Material for the task:
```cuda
template <int WPB, int MINB, bool SYNC, bool GATED>
__global__ void __launch_bounds__(WPB * 32, MINB) d2d_rollout_warp_kernel(const DevP P, const double *__restrict__ actions,
                                                                          int K, long long action_stride, int sync_every,
                                                                          unsigned int t_first) {
    extern __shared__ __align__(128) unsigned char smem[];
    const int lane = threadIdx.x & 31, wid = threadIdx.x >> 5;
    const int e = blockIdx.x * WPB + wid;
    if (GATED) {
        if (threadIdx.x == 0) *(int *)(smem + (size_t)WPB * d2d_warp_slice_bytes(P.NP, P.HW, D2D_FUSED_WARP_EXTRA)) = 0;
        __syncthreads();
    }
    if (GATED && P.gate_src && blockIdx.x == gridDim.x - 1) {
        unsigned long long &cst = *(unsigned long long *)(smem + (size_t)WPB * d2d_warp_slice_bytes(P.NP, P.HW, D2D_FUSED_WARP_EXTRA) + 128);
        const volatile unsigned long long *hs = (const volatile unsigned long long *)P.gate_stamp_host;
        for (unsigned int t = 0;; t++) {
            if (threadIdx.x == 0) {
                const unsigned long long want = (unsigned long long)(t_first + t);
                const long long t0 = clock64();
                unsigned long long st;
                while ((((st = *hs) >> 1) & 0xffffffffull) != want) {
                    if (clock64() - t0 > 4000000000ll) { *P.gate_fault = 1u; st = (want << 1) | (1ull << 62); break; }
                }
                cst = st;
            }
            __syncthreads();
            const unsigned long long st = cst;
            const bool zero = (st >> 62) & 1ull;
#pragma unroll 1
            for (int i0 = threadIdx.x; i0 < P.B; i0 += 8 * (int)blockDim.x) {
                unsigned long long v[8];
#pragma unroll
                for (int k = 0; k < 8; k++) {
                    const int i = i0 + k * (int)blockDim.x;
                    v[k] = (i < P.B && !zero) ? __ldcv(P.gate_src + i) : 0ull;
                }
#pragma unroll
                for (int k = 0; k < 8; k++) {
                    const int i = i0 + k * (int)blockDim.x;
                    if (i < P.B) P.gate[i] = v[k];
                }
            }
            __syncthreads();
            if (threadIdx.x == 0) {
                __threadfence();
                *(volatile unsigned long long *)(P.gate + D2D_GATE_STAMP_SLOT(P.B)) = st & 0x1ffffffffull;
            }
            if (!(st & 1ull)) return;
        }
    }
    if (e >= P.B) {
        if (SYNC) for (int t = 1; t < K; t++) if (t % sync_every == 0) __syncthreads();
        return;
    }
    unsigned char *slice = smem + (size_t)wid * d2d_warp_slice_bytes(P.NP, P.HW, GATED ? D2D_FUSED_WARP_EXTRA : 0);
    const BlockCtx c = d2d_carve(slice, 1, P.NP, P.HW);
    uint32_t *chg = (uint32_t *)(slice + d2d_step_smem_bytes(1, P.NP, P.HW));
    int *nchg = (int *)(chg + D2D_CHG_CAP);
    unsigned char *blk = smem + (size_t)WPB * d2d_warp_slice_bytes(P.NP, P.HW, GATED ? D2D_FUSED_WARP_EXTRA : 0);
    int *blk_cnt = (int *)blk;
    unsigned int *blk_yaw = (unsigned int *)(blk + 16);
    unsigned int *blk_done = (unsigned int *)(blk + 16 + WPB * 4);
    const int blk_envs = min(WPB, P.B - (int)blockIdx.x * WPB);
    EnvS &s = c.S[0];
    const size_t ga = (size_t)e * P.NP + lane;
    double2 pf_pos = double2{0.0, 0.0}, pf_pref = double2{0.0, 0.0};
    double pf_r = 0.0;
    uint8_t pf_act = 0;
    if (lane < P.N) {
        pf_pos = P.apos[ga]; pf_pref = P.apref[ga]; pf_r = P.arad[ga];
        if (P.trackers) pf_act = P.trk_active[ga];
    }
    double action = GATED ? 0.0 : actions[e];
    if (lane == 0) {
        if (GATED) *nchg = 0;
        d2d_mbar_init(c.mbar, 1);
        d2d_mbar_expect_tx(c.mbar, D2D_GT_ROW_BYTES + D2D_BELIEF_STRIDE);
        d2d_bulk_g2s(c.gt, P.gt_rows + (size_t)e * D2D_GRID, D2D_GT_ROW_BYTES, c.mbar);
        d2d_bulk_g2s(c.belief, P.belief + (size_t)e * D2D_BELIEF_STRIDE, D2D_BELIEF_STRIDE, c.mbar);
        c.misc[0] = 0;
    }
    d2d_load_env_warp(P, s, e, lane);
    if (lane == 0) c.misc[1] = s.reset;
#pragma unroll 1
    for (int w = lane; w < P.HW; w += 32) c.hitw[w] = 0u;
    __syncwarp();
    int border_ok = 0;
    const bool mirror = GATED && P.lm_mirror != nullptr;
#pragma unroll 1
    for (int t = 0;;) {
        D2D_PROF(0);
        d2d_reset_prefetch(P, s, e, lane, pf_pos, pf_pref);
        d2d_reset_arrays(P, c, e, 1, lane, 32, t == 0 ? c.mbar : nullptr);
        d2d_phase_agents<true, true>(P, c, e, 1, lane, 32, pf_pos, pf_pref, pf_r, &pf_pos, &pf_pref);
        if (t == 0 && pf_act && !s.reset) d2d_prefetch_tracker(P, ga);
        if (lane == 0) d2d_leader_begin(P, s);
        __syncwarp();
        const bool refill = s.reset && s.obs_ix == s.ix && s.obs_iy == s.iy && (GATED || P.lm_mirror == nullptr);
        const bool patch = (!s.reset || refill) && s.obs_ix == s.ix && s.obs_iy == s.iy;
        if (refill) d2d_obs_clear_warp(P, e, lane, false);
        RayOut ro;
        ro.bel_s = c.belief; ro.e = e; ro.patch = patch ? 1 : 0;
        ro.wi = s.ix - 16; ro.wj = s.iy - 16;
        ro.chg = (mirror && patch && !refill) ? chg : nullptr; ro.nchg = nchg; ro.defer_mirror = GATED ? 1 : 0;
        if (t == 0) {
            d2d_mbar_wait(c.mbar, 0);
            border_ok = d2d_border_intact(c.gt, lane);
        }
        ro.border_ok = border_ok;
        D2D_PROF(1);
        d2d_phase_rays_warp<false>(P, c, ro, lane);
        __syncwarp();
        D2D_PROF(2);
        if (P.var_cam != 0.0) {
            if (lane == 0) d2d_measure_env(P, c, e);
            __syncwarp();
        }
        d2d_phase_trackers<true>(P, c, e, 1, lane, 32, pf_act);
        const int shit = __any_sync(0xffffffffu, lane < 5 ? d2d_static_probe(P, c.gt, s.px, s.py, lane) : 0);
        __syncwarp();
        int more = (t + 1 < K) ? 1 : 0;
        bool rewrite = false;
        int n_changed = 0;
        if (GATED) {
            if (lane == 0) {
                s.tgx = -1.0; s.tgy = -1.0;
                d2d_leader_finish(P, s, c.gt, e, 0.0, true, false);
                d2d_leader_flags(P, s, c.gt, e, shit, false);
            }
            __syncwarp();
            n_changed = (mirror && !refill) ? *nchg : 0;
            rewrite = !patch || s.ix != s.obs_ix || s.iy != s.obs_iy || (mirror && n_changed > D2D_CHG_CAP);
            __syncwarp();
            if (rewrite && lane == 0) { s.obs_ix = s.ix; s.obs_iy = s.iy; }
            __syncwarp();
            if (rewrite) d2d_obs_env_warp(P, c.belief, s.ix, s.iy, e, lane, false);
            if (s.done_now) d2d_count_explored_warp(P, c.belief, lane);
            D2D_PROF(8);
            if (lane == 0) {
                volatile unsigned long long *slot = P.gate + e;
                volatile unsigned long long *stamp = P.gate + D2D_GATE_STAMP_SLOT(P.B);
                const unsigned long long want = (unsigned long long)(t_first + (unsigned int)t);
                const long long t0 = clock64();
                unsigned long long bits, st = 0ull;
                bool fault = false;
                while ((bits = *slot) == D2D_ACTION_SENTINEL) {
                    if (clock64() - t0 > 4000000000ll) { fault = true; break; }
                }
                if (!fault) {
                    while (((st = *stamp) >> 1) != want) {
                        if (clock64() - t0 > 4000000000ll) { fault = true; break; }
                    }
                }
                if (fault) { *P.gate_fault = 1u; bits = 0ull; st = 0ull; }
                action = __longlong_as_double((long long)bits);
                *slot = D2D_ACTION_SENTINEL;
                more = (int)(st & 1ull);
                s.yaw = d2d_pymod(s.yaw + (action * P.max_yaw_speed) * P.dt, 360.0);
                P.yaw_obs[e] = (float)s.yaw;
            }
            more = __shfl_sync(0xffffffffu, more, 0);
            D2D_PROF(9);
            if (mirror) {
                if (rewrite || refill) {
                    __syncwarp();
                    d2d_obs_mirror_copy_warp(P, e, lane);
                } else if (n_changed > 0) {
                    for (int q = lane; q < n_changed; q += 32) {
                        const int cell = (int)(chg[q] & 0xFFFFu);
                        const int ci = cell / D2D_GRID, cj = cell - ci * D2D_GRID;
                        P.lm_mirror[(size_t)e * D2D_LOCAL_CELLS + (ci - ro.wi) * D2D_LOCAL + (cj - ro.wj)] = (uint8_t)(chg[q] >> 16);
                    }
                    if (lane == 0) atomicAdd(&P.stats[D2D_STAT_MIRROR_BYTES], (unsigned long long)n_changed);
                }
            }
            __syncwarp();
        } else {
            if (lane == 0) {
                s.tgx = -1.0; s.tgy = -1.0;
                d2d_leader_finish(P, s, c.gt, e, action, true);
                d2d_leader_flags(P, s, c.gt, e, shit);
                if (patch && P.lm_mirror) {
                    int *cnt = (int *)(c.belief + D2D_MIRCNT_OFF);
                    const int nb = *cnt;
                    if (nb) { atomicAdd(&P.stats[D2D_STAT_MIRROR_BYTES], (unsigned long long)nb); *cnt = 0; }
                }
            }
            __syncwarp();
            rewrite = !patch || s.ix != s.obs_ix || s.iy != s.obs_iy;
            __syncwarp();
            if (rewrite && lane == 0) { s.obs_ix = s.ix; s.obs_iy = s.iy; }
            __syncwarp();
            if (rewrite) d2d_obs_env_warp(P, c.belief, s.ix, s.iy, e, lane);
            if (s.done_now) d2d_count_explored_warp(P, c.belief, lane);
        }
        D2D_PROF(4);
        if (GATED) {
            int last = 0;
            if (lane == 0) {
                atomicExch(&blk_yaw[wid], __float_as_uint((float)s.yaw)); atomicExch(&blk_done[wid], (unsigned int)s.done_now);
                __threadfence_block();
                last = atomicAdd(blk_cnt, 1) == blk_envs - 1 ? 1 : 0;
            }
            last = __shfl_sync(0xffffffffu, last, 0);
            if (last) {
                __threadfence_block();
                const int e0 = (int)blockIdx.x * WPB;
                if (lane < blk_envs) {
                    if (P.yaw_mirror) P.yaw_mirror[e0 + lane] = __uint_as_float(atomicOr(&blk_yaw[lane], 0u));
                    if (P.done_mirror) P.done_mirror[e0 + lane] = (uint8_t)atomicOr(&blk_done[lane], 0u);
                }
                __syncwarp();
                if (lane == 0) {
                    *blk_cnt = 0;
                    __threadfence();
                    const unsigned long long n = atomicAdd(P.gate_count, (unsigned long long)blk_envs) + (unsigned long long)blk_envs;
                    if (n == (unsigned long long)P.B * (unsigned long long)(t + 1)) {
                        atomicAdd(&P.stats[D2D_STAT_ENV_STEPS], (unsigned long long)P.B);
                        asm volatile("fence.acq_rel.sys;" ::: "memory");
                        *(volatile unsigned int *)P.gate_done = t_first + (unsigned int)t;
                    }
                }
            }
        }
        D2D_PROF(3);
        t += 1;
        if (!more) break;
        if (SYNC && t % sync_every == 0) __syncthreads();
        if (!GATED) action = actions[(size_t)t * (size_t)action_stride + e];
        if (P.trackers && lane < P.N) pf_act = P.trk_active[ga];
#pragma unroll 1
        for (int w = lane; w < P.HW; w += 32) c.hitw[w] = 0u;
        __syncwarp();
        if (lane == 0) {
            const bool was_done = s.done_now != 0;
            d2d_env_begin(P, s, was_done);
            c.misc[1] = s.reset;
            if (GATED) *nchg = 0;
        }
        __syncwarp();
    }
    d2d_store_env_warp(P, s, e, lane);
    if (!GATED && e == 0 && lane == 0) atomicAdd(&P.stats[D2D_STAT_ENV_STEPS], (unsigned long long)P.B * (unsigned long long)K);
}
```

Problem to work on: Note down each line above where the word "more" occurs.

Response:
        int more = (t + 1 < K) ? 1 : 0;
                more = (int)(st & 1ull);
            more = __shfl_sync(0xffffffffu, more, 0);
        if (!more) break;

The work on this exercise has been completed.